§ **Problem description**
Make an exact copy of every entry, from the first line to the last.

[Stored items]

──────

constexpr uint32_t INC_BC_BIT = 0x80000000u;
__global__ void k_inc_bc(int64_t n, uint32_t* __restrict__ inc_cell, const int32_t* __restrict__ dofmap, const uint8_t* __restrict__ marker) {
  const int64_t i = blockIdx.x * (int64_t)blockDim.x + threadIdx.x;
  if (i >= n) return;
  const uint32_t cm = inc_cell[i] & ~INC_BC_BIT;
  const int64_t c = cm >> 2;
  uint8_t f = 0;
  if (marker)
    for (int k = 0; k < 16; ++k) f |= marker[dofmap[c * 16 + k]];
  inc_cell[i] = cm | (f ? INC_BC_BIT : 0u);
}

template <int CAP, int ECAP = CAP> struct TileSmem {
  static constexpr int kBytes = ((5 * CAP + 1 + 15) & ~15) + ((4 * CAP + 15) & ~15) + ((CAP + 15) & ~15);
  static constexpr size_t stageJ = 16 * (size_t)CAP * sizeof(double4);
  static constexpr size_t stageF = (size_t)CAP * sizeof(double4);
  static constexpr size_t tables = 32 * ECAP + 16 * ECAP + 8 * (ECAP + 2) + 4 * CAP + kBytes;
  static constexpr size_t bytes(bool want_J) { return (want_J ? stageJ : 0) + stageF + tables; }
};

template <int CAP_, bool WANT_J, int ECAP = CAP_> struct TileView {
  static constexpr int CAP = CAP_;
  double2* stageJ; double4* stageF; int64_t* rowpos; int4* rowdof; int2* rel; uint32_t* src; uint8_t* bytes;
  __device__ explicit TileView(unsigned char* raw) {
    stageJ = reinterpret_cast<double2*>(raw);
    stageF = reinterpret_cast<double4*>(stageJ + (WANT_J ? 32 * CAP : 0));
    rowpos = reinterpret_cast<int64_t*>(stageF + CAP);
    rowdof = reinterpret_cast<int4*>(rowpos + 4 * ECAP);
    rel = reinterpret_cast<int2*>(rowdof + ECAP);
    src = reinterpret_cast<uint32_t*>(rel + (ECAP + 2));
    bytes = reinterpret_cast<uint8_t*>(src + CAP);
  }
};

__device__ __forceinline__ void cp_async16(void* smem, const void* gmem) {
  asm volatile("cp.async.cg.shared.global [%0], [%1], 16;\n" ::"r"((unsigned)__cvta_generic_to_shared(smem)), "l"(gmem) : "memory");
}
__device__ __forceinline__ void cp_async16_ca(void* smem, const void* gmem) {
  asm volatile("cp.async.ca.shared.global [%0], [%1], 16;\n" ::"r"((unsigned)__cvta_generic_to_shared(smem)), "l"(gmem) : "memory");
}
__device__ __forceinline__ void cp_async8(void* smem, const void* gmem) {
  asm volatile("cp.async.ca.shared.global [%0], [%1], 8;\n" ::"r"((unsigned)__cvta_generic_to_shared(smem)), "l"(gmem) : "memory");
}
__device__ __forceinline__ void cp_async4(void* smem, const void* gmem) {
  asm volatile("cp.async.ca.shared.global [%0], [%1], 4;\n" ::"r"((unsigned)__cvta_generic_to_shared(smem)), "l"(gmem) : "memory");
}
__device__ __forceinline__ void cp_async_commit() { asm volatile("cp.async.commit_group;\n" ::: "memory"); }
__device__ __forceinline__ void cp_async_wait_all() { asm volatile("cp.async.wait_all;\n" ::: "memory"); }
template <int N> __device__ __forceinline__ void cp_async_wait_group() { asm volatile("cp.async.wait_group %0;\n" ::"n"(N) : "memory"); }

template <int CAP, int NT, bool WANT_J, class View>
__device__ __forceinline__ void tile_tables_async(const View& v, const TileHdr& h, int tid, int64_t tile,
                                                  const uint32_t* __restrict__ src, const uint8_t* __restrict__ tile_bytes,
                                                  const int2* __restrict__ ent_rel, const int64_t* __restrict__ rowpos,
                                                  const int4* __restrict__ rowdof) {
  if (WANT_J) {
    for (int k = tid; k < CAP / 4; k += NT) cp_async16(v.src + 4 * k, src + tile * CAP + 4 * k);
    const int nb = (pad16(h.nslots + h.nent + 1) + pad16(h.nslots) + pad16(h.nent)) >> 4;
    for (int k = tid; k < nb; k += NT) cp_async16(v.bytes + 16 * k, tile_bytes + h.boff + 16 * k);
  }
  for (int k = tid; k < h.nent; k += NT) {
    cp_async8(v.rel + k, ent_rel + h.e0 + k);
    cp_async16(v.rowdof + k, rowdof + h.e0 + k);
    if (WANT_J) {
      cp_async16(v.rowpos + 4 * k, rowpos + 4 * (h.e0 + k));
      cp_async16(v.rowpos + 4 * k + 2, rowpos + 4 * (h.e0 + k) + 2);
    }
  }
  if (tid == 0) v.rel[h.nent] = make_int2(h.ninc, h.nslots);
}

──────

§ **Solved exercise**
constexpr uint32_t INC_BC_BIT = 0x80000000u;
__global__ void k_inc_bc(int64_t n, uint32_t* __restrict__ inc_cell, const int32_t* __restrict__ dofmap, const uint8_t* __restrict__ marker) {
  const int64_t i = blockIdx.x * (int64_t)blockDim.x + threadIdx.x;
  if (i >= n) return;
  const uint32_t cm = inc_cell[i] & ~INC_BC_BIT;
  const int64_t c = cm >> 2;
  uint8_t f = 0;
  if (marker)
    for (int k = 0; k < 16; ++k) f |= marker[dofmap[c * 16 + k]];
  inc_cell[i] = cm | (f ? INC_BC_BIT : 0u);
}

template <int CAP, int ECAP = CAP> struct TileSmem {
  static constexpr int kBytes = ((5 * CAP + 1 + 15) & ~15) + ((4 * CAP + 15) & ~15) + ((CAP + 15) & ~15);
  static constexpr size_t stageJ = 16 * (size_t)CAP * sizeof(double4);
  static constexpr size_t stageF = (size_t)CAP * sizeof(double4);
  static constexpr size_t tables = 32 * ECAP + 16 * ECAP + 8 * (ECAP + 2) + 4 * CAP + kBytes;
  static constexpr size_t bytes(bool want_J) { return (want_J ? stageJ : 0) + stageF + tables; }
};

template <int CAP_, bool WANT_J, int ECAP = CAP_> struct TileView {
  static constexpr int CAP = CAP_;
  double2* stageJ; double4* stageF; int64_t* rowpos; int4* rowdof; int2* rel; uint32_t* src; uint8_t* bytes;
  __device__ explicit TileView(unsigned char* raw) {
    stageJ = reinterpret_cast<double2*>(raw);
    stageF = reinterpret_cast<double4*>(stageJ + (WANT_J ? 32 * CAP : 0));
    rowpos = reinterpret_cast<int64_t*>(stageF + CAP);
    rowdof = reinterpret_cast<int4*>(rowpos + 4 * ECAP);
    rel = reinterpret_cast<int2*>(rowdof + ECAP);
    src = reinterpret_cast<uint32_t*>(rel + (ECAP + 2));
    bytes = reinterpret_cast<uint8_t*>(src + CAP);
  }
};

__device__ __forceinline__ void cp_async16(void* smem, const void* gmem) {
  asm volatile("cp.async.cg.shared.global [%0], [%1], 16;\n" ::"r"((unsigned)__cvta_generic_to_shared(smem)), "l"(gmem) : "memory");
}
__device__ __forceinline__ void cp_async16_ca(void* smem, const void* gmem) {
  asm volatile("cp.async.ca.shared.global [%0], [%1], 16;\n" ::"r"((unsigned)__cvta_generic_to_shared(smem)), "l"(gmem) : "memory");
}
__device__ __forceinline__ void cp_async8(void* smem, const void* gmem) {
  asm volatile("cp.async.ca.shared.global [%0], [%1], 8;\n" ::"r"((unsigned)__cvta_generic_to_shared(smem)), "l"(gmem) : "memory");
}
__device__ __forceinline__ void cp_async4(void* smem, const void* gmem) {
  asm volatile("cp.async.ca.shared.global [%0], [%1], 4;\n" ::"r"((unsigned)__cvta_generic_to_shared(smem)), "l"(gmem) : "memory");
}
__device__ __forceinline__ void cp_async_commit() { asm volatile("cp.async.commit_group;\n" ::: "memory"); }
__device__ __forceinline__ void cp_async_wait_all() { asm volatile("cp.async.wait_all;\n" ::: "memory"); }
template <int N> __device__ __forceinline__ void cp_async_wait_group() { asm volatile("cp.async.wait_group %0;\n" ::"n"(N) : "memory"); }

template <int CAP, int NT, bool WANT_J, class View>
__device__ __forceinline__ void tile_tables_async(const View& v, const TileHdr& h, int tid, int64_t tile,
                                                  const uint32_t* __restrict__ src, const uint8_t* __restrict__ tile_bytes,
                                                  const int2* __restrict__ ent_rel, const int64_t* __restrict__ rowpos,
                                                  const int4* __restrict__ rowdof) {
  if (WANT_J) {
    for (int k = tid; k < CAP / 4; k += NT) cp_async16(v.src + 4 * k, src + tile * CAP + 4 * k);
    const int nb = (pad16(h.nslots + h.nent + 1) + pad16(h.nslots) + pad16(h.nent)) >> 4;
    for (int k = tid; k < nb; k += NT) cp_async16(v.bytes + 16 * k, tile_bytes + h.boff + 16 * k);
  }
  for (int k = tid; k < h.nent; k += NT) {
    cp_async8(v.rel + k, ent_rel + h.e0 + k);
    cp_async16(v.rowdof + k, rowdof + h.e0 + k);
    if (WANT_J) {
      cp_async16(v.rowpos + 4 * k, rowpos + 4 * (h.e0 + k));
      cp_async16(v.rowpos + 4 * k + 2, rowpos + 4 * (h.e0 + k) + 2);
    }
  }
  if (tid == 0) v.rel[h.nent] = make_int2(h.ninc, h.nslots);
}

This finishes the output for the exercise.